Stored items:

#####

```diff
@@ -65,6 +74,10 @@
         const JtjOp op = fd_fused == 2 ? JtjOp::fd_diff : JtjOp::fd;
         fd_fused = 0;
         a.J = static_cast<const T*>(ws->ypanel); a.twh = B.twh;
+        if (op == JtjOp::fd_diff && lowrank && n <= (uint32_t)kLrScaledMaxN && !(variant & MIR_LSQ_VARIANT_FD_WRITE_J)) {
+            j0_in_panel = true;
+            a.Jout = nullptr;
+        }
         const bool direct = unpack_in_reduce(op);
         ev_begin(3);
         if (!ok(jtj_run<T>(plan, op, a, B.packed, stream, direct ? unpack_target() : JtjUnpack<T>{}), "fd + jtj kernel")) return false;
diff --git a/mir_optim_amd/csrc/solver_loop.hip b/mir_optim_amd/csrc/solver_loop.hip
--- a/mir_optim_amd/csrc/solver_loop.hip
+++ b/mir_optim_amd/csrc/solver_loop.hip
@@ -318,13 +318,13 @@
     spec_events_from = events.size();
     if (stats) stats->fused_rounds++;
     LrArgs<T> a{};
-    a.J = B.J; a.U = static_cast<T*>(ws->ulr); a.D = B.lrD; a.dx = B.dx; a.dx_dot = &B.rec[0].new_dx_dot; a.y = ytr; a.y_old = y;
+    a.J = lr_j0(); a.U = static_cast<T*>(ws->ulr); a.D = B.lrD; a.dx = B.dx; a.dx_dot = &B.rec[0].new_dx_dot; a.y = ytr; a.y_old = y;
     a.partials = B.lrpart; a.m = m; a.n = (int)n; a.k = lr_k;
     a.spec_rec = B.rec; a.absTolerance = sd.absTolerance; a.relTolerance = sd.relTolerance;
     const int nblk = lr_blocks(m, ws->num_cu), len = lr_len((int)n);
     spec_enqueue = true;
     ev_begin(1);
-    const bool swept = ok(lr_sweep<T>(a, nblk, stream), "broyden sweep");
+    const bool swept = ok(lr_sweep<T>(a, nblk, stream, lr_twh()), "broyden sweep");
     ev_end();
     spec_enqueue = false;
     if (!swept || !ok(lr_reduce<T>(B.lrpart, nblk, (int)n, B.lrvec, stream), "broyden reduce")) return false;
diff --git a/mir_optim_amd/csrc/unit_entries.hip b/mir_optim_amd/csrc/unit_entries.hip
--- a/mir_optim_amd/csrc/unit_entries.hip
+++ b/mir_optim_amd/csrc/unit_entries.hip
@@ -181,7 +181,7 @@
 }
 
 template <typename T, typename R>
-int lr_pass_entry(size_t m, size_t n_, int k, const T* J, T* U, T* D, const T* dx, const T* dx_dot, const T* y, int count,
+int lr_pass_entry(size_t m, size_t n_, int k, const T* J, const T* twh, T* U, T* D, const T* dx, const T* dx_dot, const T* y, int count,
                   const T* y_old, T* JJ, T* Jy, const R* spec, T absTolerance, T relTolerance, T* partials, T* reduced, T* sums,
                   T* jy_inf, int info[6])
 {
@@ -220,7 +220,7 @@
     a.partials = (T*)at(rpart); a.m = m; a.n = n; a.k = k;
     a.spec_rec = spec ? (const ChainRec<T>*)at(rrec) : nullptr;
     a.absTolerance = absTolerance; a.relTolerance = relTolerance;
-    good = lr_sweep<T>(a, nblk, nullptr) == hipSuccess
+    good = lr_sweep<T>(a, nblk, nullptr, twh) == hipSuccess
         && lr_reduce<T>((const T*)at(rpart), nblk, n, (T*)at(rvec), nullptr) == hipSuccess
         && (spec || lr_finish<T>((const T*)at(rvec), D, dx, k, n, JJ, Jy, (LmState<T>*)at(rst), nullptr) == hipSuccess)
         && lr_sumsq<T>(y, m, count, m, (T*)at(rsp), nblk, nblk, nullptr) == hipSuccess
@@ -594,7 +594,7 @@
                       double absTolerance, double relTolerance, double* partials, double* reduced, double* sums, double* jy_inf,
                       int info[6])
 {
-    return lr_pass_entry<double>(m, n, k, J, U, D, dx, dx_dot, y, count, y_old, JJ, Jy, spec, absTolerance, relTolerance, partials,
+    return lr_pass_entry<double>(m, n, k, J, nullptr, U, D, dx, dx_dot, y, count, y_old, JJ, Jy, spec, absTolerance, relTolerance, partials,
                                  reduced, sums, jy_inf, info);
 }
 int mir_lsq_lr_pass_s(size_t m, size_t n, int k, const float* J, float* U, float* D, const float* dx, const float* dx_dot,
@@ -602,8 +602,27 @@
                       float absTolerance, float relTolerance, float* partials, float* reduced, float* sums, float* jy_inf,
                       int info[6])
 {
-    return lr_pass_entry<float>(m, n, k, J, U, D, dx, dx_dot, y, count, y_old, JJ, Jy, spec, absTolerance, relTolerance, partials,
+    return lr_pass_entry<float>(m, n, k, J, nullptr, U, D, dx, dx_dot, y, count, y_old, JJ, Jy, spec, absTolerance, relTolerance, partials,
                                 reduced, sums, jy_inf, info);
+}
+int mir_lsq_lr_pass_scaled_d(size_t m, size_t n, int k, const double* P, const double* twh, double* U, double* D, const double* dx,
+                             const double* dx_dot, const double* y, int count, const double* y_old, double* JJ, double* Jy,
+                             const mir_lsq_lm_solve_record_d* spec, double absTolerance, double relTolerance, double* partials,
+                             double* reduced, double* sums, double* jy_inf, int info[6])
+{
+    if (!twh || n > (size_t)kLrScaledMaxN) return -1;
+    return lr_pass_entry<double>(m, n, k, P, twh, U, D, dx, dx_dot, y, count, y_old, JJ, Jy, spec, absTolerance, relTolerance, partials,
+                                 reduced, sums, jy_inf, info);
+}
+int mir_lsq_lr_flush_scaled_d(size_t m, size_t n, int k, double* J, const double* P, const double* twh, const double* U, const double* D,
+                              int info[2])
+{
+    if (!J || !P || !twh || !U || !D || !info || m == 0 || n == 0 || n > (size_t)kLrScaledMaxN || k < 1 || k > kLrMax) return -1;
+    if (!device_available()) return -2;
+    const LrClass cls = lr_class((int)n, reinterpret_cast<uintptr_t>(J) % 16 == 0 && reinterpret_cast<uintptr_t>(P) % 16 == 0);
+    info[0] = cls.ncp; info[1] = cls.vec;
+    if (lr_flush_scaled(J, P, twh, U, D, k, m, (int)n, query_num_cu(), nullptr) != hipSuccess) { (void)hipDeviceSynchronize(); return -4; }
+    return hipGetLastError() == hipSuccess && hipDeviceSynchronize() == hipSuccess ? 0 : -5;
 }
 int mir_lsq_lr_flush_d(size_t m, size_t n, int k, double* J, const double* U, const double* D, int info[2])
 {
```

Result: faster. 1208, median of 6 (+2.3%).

#####

The task: Each of the records shown above needs to be repeated exactly.

Exercise result:
```diff
@@ -65,6 +74,10 @@
         const JtjOp op = fd_fused == 2 ? JtjOp::fd_diff : JtjOp::fd;
         fd_fused = 0;
         a.J = static_cast<const T*>(ws->ypanel); a.twh = B.twh;
+        if (op == JtjOp::fd_diff && lowrank && n <= (uint32_t)kLrScaledMaxN && !(variant & MIR_LSQ_VARIANT_FD_WRITE_J)) {
+            j0_in_panel = true;
+            a.Jout = nullptr;
+        }
         const bool direct = unpack_in_reduce(op);
         ev_begin(3);
         if (!ok(jtj_run<T>(plan, op, a, B.packed, stream, direct ? unpack_target() : JtjUnpack<T>{}), "fd + jtj kernel")) return false;
diff --git a/mir_optim_amd/csrc/solver_loop.hip b/mir_optim_amd/csrc/solver_loop.hip
--- a/mir_optim_amd/csrc/solver_loop.hip
+++ b/mir_optim_amd/csrc/solver_loop.hip
@@ -318,13 +318,13 @@
     spec_events_from = events.size();
     if (stats) stats->fused_rounds++;
     LrArgs<T> a{};
-    a.J = B.J; a.U = static_cast<T*>(ws->ulr); a.D = B.lrD; a.dx = B.dx; a.dx_dot = &B.rec[0].new_dx_dot; a.y = ytr; a.y_old = y;
+    a.J = lr_j0(); a.U = static_cast<T*>(ws->ulr); a.D = B.lrD; a.dx = B.dx; a.dx_dot = &B.rec[0].new_dx_dot; a.y = ytr; a.y_old = y;
     a.partials = B.lrpart; a.m = m; a.n = (int)n; a.k = lr_k;
     a.spec_rec = B.rec; a.absTolerance = sd.absTolerance; a.relTolerance = sd.relTolerance;
     const int nblk = lr_blocks(m, ws->num_cu), len = lr_len((int)n);
     spec_enqueue = true;
     ev_begin(1);
-    const bool swept = ok(lr_sweep<T>(a, nblk, stream), "broyden sweep");
+    const bool swept = ok(lr_sweep<T>(a, nblk, stream, lr_twh()), "broyden sweep");
     ev_end();
     spec_enqueue = false;
     if (!swept || !ok(lr_reduce<T>(B.lrpart, nblk, (int)n, B.lrvec, stream), "broyden reduce")) return false;
diff --git a/mir_optim_amd/csrc/unit_entries.hip b/mir_optim_amd/csrc/unit_entries.hip
--- a/mir_optim_amd/csrc/unit_entries.hip
+++ b/mir_optim_amd/csrc/unit_entries.hip
@@ -181,7 +181,7 @@
 }
 
 template <typename T, typename R>
-int lr_pass_entry(size_t m, size_t n_, int k, const T* J, T* U, T* D, const T* dx, const T* dx_dot, const T* y, int count,
+int lr_pass_entry(size_t m, size_t n_, int k, const T* J, const T* twh, T* U, T* D, const T* dx, const T* dx_dot, const T* y, int count,
                   const T* y_old, T* JJ, T* Jy, const R* spec, T absTolerance, T relTolerance, T* partials, T* reduced, T* sums,
                   T* jy_inf, int info[6])
 {
@@ -220,7 +220,7 @@
     a.partials = (T*)at(rpart); a.m = m; a.n = n; a.k = k;
     a.spec_rec = spec ? (const ChainRec<T>*)at(rrec) : nullptr;
     a.absTolerance = absTolerance; a.relTolerance = relTolerance;
-    good = lr_sweep<T>(a, nblk, nullptr) == hipSuccess
+    good = lr_sweep<T>(a, nblk, nullptr, twh) == hipSuccess
         && lr_reduce<T>((const T*)at(rpart), nblk, n, (T*)at(rvec), nullptr) == hipSuccess
         && (spec || lr_finish<T>((const T*)at(rvec), D, dx, k, n, JJ, Jy, (LmState<T>*)at(rst), nullptr) == hipSuccess)
         && lr_sumsq<T>(y, m, count, m, (T*)at(rsp), nblk, nblk, nullptr) == hipSuccess
@@ -594,7 +594,7 @@
                       double absTolerance, double relTolerance, double* partials, double* reduced, double* sums, double* jy_inf,
                       int info[6])
 {
-    return lr_pass_entry<double>(m, n, k, J, U, D, dx, dx_dot, y, count, y_old, JJ, Jy, spec, absTolerance, relTolerance, partials,
+    return lr_pass_entry<double>(m, n, k, J, nullptr, U, D, dx, dx_dot, y, count, y_old, JJ, Jy, spec, absTolerance, relTolerance, partials,
                                  reduced, sums, jy_inf, info);
 }
 int mir_lsq_lr_pass_s(size_t m, size_t n, int k, const float* J, float* U, float* D, const float* dx, const float* dx_dot,
@@ -602,8 +602,27 @@
                       float absTolerance, float relTolerance, float* partials, float* reduced, float* sums, float* jy_inf,
                       int info[6])
 {
-    return lr_pass_entry<float>(m, n, k, J, U, D, dx, dx_dot, y, count, y_old, JJ, Jy, spec, absTolerance, relTolerance, partials,
+    return lr_pass_entry<float>(m, n, k, J, nullptr, U, D, dx, dx_dot, y, count, y_old, JJ, Jy, spec, absTolerance, relTolerance, partials,
                                 reduced, sums, jy_inf, info);
+}
+int mir_lsq_lr_pass_scaled_d(size_t m, size_t n, int k, const double* P, const double* twh, double* U, double* D, const double* dx,
+                             const double* dx_dot, const double* y, int count, const double* y_old, double* JJ, double* Jy,
+                             const mir_lsq_lm_solve_record_d* spec, double absTolerance, double relTolerance, double* partials,
+                             double* reduced, double* sums, double* jy_inf, int info[6])
+{
+    if (!twh || n > (size_t)kLrScaledMaxN) return -1;
+    return lr_pass_entry<double>(m, n, k, P, twh, U, D, dx, dx_dot, y, count, y_old, JJ, Jy, spec, absTolerance, relTolerance, partials,
+                                 reduced, sums, jy_inf, info);
+}
+int mir_lsq_lr_flush_scaled_d(size_t m, size_t n, int k, double* J, const double* P, const double* twh, const double* U, const double* D,
+                              int info[2])
+{
+    if (!J || !P || !twh || !U || !D || !info || m == 0 || n == 0 || n > (size_t)kLrScaledMaxN || k < 1 || k > kLrMax) return -1;
+    if (!device_available()) return -2;
+    const LrClass cls = lr_class((int)n, reinterpret_cast<uintptr_t>(J) % 16 == 0 && reinterpret_cast<uintptr_t>(P) % 16 == 0);
+    info[0] = cls.ncp; info[1] = cls.vec;
+    if (lr_flush_scaled(J, P, twh, U, D, k, m, (int)n, query_num_cu(), nullptr) != hipSuccess) { (void)hipDeviceSynchronize(); return -4; }
+    return hipGetLastError() == hipSuccess && hipDeviceSynchronize() == hipSuccess ? 0 : -5;
 }
 int mir_lsq_lr_flush_d(size_t m, size_t n, int k, double* J, const double* U, const double* D, int info[2])
 {
```

Result: faster. 1208, median of 6 (+2.3%).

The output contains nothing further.